-- Task description --
Would you please transcribe, exactly as written, the lines of the entries below starting at the one that holds "const u32x2 r" and ending at the one that holds "else page[elem] = v;", both included?

[Data extracted from a collection]
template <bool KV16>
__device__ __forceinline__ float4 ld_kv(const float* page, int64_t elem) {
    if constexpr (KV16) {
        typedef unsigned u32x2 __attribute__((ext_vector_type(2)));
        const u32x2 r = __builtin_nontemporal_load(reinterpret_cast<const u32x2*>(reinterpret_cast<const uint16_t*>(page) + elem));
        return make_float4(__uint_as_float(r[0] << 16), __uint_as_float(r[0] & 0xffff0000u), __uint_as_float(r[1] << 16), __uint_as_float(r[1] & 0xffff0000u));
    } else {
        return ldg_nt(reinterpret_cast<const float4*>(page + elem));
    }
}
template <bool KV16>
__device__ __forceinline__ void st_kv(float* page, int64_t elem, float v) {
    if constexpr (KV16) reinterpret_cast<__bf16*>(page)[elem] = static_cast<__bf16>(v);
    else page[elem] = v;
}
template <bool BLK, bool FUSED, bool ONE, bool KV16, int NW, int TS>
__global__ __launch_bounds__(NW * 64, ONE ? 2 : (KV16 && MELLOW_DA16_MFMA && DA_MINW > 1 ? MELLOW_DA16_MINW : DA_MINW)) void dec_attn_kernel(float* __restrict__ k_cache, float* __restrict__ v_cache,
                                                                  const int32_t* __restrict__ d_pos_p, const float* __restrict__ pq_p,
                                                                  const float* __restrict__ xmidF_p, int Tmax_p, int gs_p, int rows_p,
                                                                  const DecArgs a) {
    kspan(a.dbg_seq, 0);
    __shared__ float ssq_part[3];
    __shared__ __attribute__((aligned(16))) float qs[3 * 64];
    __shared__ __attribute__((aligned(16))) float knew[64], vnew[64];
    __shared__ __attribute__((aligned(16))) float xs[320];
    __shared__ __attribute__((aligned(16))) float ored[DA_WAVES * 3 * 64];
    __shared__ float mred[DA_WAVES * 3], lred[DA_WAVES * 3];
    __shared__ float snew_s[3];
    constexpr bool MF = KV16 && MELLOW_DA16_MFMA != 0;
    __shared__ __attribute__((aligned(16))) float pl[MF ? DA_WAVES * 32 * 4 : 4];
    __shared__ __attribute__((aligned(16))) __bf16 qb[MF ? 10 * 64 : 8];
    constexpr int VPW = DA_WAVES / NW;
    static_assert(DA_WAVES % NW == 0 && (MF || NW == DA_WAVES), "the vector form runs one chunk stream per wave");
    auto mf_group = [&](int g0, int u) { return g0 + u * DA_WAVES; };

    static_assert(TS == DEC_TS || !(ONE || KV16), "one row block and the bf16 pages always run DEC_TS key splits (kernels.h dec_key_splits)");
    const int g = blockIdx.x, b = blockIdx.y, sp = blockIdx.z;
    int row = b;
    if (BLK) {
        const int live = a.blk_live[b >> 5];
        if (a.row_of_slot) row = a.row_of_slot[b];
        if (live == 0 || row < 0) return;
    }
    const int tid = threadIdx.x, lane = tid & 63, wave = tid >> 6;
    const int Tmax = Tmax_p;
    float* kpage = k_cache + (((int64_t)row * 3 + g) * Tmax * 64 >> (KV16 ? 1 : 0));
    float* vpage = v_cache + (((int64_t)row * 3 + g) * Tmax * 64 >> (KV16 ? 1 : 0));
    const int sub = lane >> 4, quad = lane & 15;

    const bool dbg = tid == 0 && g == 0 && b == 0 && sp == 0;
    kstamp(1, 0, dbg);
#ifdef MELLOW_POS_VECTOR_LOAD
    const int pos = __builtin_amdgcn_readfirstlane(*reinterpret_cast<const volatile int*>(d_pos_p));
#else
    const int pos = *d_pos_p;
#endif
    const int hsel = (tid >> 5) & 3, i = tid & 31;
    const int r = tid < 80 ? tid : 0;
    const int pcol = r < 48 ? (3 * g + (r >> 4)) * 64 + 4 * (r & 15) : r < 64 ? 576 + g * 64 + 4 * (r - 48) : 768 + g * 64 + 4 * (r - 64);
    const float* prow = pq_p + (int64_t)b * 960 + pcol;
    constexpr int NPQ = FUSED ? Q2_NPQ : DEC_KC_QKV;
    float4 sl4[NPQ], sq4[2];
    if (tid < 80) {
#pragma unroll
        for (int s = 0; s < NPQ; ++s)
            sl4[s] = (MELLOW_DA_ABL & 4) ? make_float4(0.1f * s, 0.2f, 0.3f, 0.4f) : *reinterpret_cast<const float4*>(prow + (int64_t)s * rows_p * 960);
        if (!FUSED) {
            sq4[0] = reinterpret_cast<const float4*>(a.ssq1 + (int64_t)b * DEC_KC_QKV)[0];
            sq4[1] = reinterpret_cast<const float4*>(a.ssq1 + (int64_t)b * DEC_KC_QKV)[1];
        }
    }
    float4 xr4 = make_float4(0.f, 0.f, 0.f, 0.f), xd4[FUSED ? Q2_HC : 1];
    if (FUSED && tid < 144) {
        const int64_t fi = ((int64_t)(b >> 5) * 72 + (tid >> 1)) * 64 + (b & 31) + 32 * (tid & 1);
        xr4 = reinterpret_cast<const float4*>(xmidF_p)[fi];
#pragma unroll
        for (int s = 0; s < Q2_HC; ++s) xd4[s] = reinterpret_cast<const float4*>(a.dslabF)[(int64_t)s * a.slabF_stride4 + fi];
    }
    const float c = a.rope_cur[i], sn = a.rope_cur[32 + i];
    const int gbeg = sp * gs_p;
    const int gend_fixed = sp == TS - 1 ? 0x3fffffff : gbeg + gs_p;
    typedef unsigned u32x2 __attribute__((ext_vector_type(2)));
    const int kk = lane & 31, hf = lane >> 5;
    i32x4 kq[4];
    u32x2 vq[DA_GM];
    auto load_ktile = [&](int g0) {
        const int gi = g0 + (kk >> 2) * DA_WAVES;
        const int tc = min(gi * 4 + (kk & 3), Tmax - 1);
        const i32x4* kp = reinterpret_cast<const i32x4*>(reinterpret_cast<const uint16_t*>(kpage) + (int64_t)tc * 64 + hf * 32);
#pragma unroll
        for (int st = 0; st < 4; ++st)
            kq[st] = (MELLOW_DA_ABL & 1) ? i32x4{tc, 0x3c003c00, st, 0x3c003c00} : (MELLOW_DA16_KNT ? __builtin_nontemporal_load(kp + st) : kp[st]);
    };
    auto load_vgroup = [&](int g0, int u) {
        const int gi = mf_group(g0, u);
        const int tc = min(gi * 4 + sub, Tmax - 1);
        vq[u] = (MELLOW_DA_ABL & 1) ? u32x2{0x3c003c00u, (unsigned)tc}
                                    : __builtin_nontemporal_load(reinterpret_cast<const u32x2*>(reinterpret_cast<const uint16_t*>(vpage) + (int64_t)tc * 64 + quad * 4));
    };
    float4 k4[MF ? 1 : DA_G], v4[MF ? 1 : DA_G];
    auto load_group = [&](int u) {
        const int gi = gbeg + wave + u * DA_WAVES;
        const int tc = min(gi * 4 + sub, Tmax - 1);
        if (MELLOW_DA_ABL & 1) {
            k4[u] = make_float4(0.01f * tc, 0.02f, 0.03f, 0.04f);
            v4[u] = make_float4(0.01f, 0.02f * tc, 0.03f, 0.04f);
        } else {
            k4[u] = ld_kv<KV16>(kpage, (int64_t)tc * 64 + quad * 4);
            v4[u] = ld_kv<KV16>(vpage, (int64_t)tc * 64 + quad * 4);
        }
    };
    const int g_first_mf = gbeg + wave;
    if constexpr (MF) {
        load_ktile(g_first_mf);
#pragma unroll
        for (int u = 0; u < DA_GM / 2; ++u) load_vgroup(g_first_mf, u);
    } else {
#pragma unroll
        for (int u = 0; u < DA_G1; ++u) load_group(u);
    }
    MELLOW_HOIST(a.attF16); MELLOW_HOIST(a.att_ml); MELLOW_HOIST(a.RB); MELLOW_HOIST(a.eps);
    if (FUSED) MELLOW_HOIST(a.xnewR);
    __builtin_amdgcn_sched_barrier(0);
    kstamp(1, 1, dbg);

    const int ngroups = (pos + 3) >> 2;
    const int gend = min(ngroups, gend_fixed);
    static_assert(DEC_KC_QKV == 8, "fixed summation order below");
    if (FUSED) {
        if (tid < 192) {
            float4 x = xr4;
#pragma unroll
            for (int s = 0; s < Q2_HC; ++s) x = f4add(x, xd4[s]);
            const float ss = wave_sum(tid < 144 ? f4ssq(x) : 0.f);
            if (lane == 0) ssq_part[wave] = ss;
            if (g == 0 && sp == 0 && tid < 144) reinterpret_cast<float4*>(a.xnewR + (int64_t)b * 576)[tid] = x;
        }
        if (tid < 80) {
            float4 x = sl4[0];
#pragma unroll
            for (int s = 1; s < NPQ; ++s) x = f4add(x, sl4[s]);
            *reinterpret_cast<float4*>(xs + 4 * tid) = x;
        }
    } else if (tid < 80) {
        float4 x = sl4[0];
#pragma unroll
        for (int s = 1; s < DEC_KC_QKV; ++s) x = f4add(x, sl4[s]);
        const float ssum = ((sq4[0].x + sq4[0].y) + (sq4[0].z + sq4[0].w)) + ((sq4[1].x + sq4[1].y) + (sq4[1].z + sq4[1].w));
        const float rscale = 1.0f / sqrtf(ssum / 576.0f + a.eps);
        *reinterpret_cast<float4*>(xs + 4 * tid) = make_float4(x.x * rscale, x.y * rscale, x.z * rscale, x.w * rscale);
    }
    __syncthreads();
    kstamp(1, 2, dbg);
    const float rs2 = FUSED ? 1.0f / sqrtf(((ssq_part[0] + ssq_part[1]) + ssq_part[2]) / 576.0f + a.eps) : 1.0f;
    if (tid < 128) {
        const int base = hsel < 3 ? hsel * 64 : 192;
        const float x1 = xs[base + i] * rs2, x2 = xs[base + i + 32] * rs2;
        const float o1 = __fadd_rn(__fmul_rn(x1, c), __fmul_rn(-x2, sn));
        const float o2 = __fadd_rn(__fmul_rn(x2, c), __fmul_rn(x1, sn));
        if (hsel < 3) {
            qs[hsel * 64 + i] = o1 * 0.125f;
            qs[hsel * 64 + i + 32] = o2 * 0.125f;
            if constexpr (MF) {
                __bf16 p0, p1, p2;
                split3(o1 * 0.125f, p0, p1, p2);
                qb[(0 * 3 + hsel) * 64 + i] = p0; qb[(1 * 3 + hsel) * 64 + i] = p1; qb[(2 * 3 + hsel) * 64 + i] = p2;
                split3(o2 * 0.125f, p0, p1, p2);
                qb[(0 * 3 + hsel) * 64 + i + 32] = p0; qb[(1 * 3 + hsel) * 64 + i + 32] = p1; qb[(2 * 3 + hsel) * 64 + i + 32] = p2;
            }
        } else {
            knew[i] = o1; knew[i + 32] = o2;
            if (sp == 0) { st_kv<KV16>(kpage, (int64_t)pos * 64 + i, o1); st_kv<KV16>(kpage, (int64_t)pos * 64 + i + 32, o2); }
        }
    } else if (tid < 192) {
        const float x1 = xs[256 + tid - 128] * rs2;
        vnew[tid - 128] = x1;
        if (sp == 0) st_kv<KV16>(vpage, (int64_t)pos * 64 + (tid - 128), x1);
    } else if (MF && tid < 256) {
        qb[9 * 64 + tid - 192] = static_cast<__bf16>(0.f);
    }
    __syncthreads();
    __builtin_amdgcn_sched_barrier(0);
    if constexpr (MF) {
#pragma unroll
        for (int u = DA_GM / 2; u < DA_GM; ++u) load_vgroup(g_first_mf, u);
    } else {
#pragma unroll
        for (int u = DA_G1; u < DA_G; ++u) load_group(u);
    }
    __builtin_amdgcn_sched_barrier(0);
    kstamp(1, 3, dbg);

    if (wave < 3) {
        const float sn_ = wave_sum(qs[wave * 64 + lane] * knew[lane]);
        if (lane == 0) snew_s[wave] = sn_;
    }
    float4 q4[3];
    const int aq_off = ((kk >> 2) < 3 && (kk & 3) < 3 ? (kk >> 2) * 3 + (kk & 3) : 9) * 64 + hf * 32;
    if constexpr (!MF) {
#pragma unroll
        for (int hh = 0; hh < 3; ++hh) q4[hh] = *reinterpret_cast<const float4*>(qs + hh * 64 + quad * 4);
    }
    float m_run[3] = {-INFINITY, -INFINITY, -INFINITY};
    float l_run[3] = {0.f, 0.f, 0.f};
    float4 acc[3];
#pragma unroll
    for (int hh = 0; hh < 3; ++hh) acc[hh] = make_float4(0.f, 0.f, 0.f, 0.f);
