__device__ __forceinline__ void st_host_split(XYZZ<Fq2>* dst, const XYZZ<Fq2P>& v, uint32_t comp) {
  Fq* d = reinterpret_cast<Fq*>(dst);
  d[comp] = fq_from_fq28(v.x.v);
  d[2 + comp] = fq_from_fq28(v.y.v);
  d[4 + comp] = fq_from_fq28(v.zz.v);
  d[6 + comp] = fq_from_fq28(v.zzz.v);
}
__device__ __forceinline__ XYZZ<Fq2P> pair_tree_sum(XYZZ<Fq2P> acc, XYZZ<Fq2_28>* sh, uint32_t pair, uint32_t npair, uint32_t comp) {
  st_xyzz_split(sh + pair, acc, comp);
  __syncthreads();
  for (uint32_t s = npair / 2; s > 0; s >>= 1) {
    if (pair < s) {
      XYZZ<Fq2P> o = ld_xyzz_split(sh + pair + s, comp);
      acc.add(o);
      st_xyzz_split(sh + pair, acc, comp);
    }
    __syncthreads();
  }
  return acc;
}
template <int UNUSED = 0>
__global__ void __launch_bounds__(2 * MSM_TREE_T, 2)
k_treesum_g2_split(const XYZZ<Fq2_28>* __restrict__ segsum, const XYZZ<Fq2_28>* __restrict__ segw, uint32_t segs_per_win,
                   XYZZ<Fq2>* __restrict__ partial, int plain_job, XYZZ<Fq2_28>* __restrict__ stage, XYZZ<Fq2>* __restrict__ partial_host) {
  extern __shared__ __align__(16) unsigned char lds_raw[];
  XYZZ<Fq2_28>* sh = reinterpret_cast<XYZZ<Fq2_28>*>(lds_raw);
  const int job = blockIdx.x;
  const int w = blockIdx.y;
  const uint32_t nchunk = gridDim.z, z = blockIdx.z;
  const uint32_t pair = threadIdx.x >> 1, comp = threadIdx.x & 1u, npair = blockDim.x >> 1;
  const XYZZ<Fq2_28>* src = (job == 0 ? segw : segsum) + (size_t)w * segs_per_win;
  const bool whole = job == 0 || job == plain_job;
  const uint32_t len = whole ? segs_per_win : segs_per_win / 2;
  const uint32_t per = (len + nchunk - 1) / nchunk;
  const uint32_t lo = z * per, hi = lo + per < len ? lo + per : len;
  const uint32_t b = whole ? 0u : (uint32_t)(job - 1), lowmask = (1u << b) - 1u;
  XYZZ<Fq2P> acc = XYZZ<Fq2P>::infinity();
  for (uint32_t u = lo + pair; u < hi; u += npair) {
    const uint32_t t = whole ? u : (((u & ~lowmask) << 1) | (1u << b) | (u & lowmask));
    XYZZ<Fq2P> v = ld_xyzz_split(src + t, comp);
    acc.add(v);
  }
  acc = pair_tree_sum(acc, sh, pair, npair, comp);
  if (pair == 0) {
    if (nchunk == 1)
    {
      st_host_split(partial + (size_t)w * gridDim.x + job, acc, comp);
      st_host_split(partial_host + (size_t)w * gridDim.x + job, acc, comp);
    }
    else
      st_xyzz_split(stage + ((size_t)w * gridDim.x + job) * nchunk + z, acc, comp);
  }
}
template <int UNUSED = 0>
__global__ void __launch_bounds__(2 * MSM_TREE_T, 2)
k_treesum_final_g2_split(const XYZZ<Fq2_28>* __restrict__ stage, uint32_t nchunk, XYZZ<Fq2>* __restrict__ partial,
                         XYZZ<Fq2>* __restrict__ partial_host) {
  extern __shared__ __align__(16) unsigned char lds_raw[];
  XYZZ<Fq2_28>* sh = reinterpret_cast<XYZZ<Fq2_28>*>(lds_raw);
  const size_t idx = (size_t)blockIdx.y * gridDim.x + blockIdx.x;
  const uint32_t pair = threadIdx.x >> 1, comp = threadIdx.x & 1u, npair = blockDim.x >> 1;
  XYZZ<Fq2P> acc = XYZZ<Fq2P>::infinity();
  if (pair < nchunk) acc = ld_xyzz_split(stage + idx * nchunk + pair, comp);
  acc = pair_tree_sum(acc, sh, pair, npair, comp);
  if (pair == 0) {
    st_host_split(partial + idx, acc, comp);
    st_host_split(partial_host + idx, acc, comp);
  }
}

-- Exercise result --
        const u32x2 r = __builtin_nontemporal_load(reinterpret_cast<const u32x2*>(reinterpret_cast<const uint16_t*>(page) + elem));
        return make_float4(__uint_as_float(r[0] << 16), __uint_as_float(r[0] & 0xffff0000u), __uint_as_float(r[1] << 16), __uint_as_float(r[1] & 0xffff0000u));
    } else {
        return ldg_nt(reinterpret_cast<const float4*>(page + elem));
    }
}
template <bool KV16>
__device__ __forceinline__ void st_kv(float* page, int64_t elem, float v) {
    if constexpr (KV16) reinterpret_cast<__bf16*>(page)[elem] = static_cast<__bf16>(v);
    else page[elem] = v;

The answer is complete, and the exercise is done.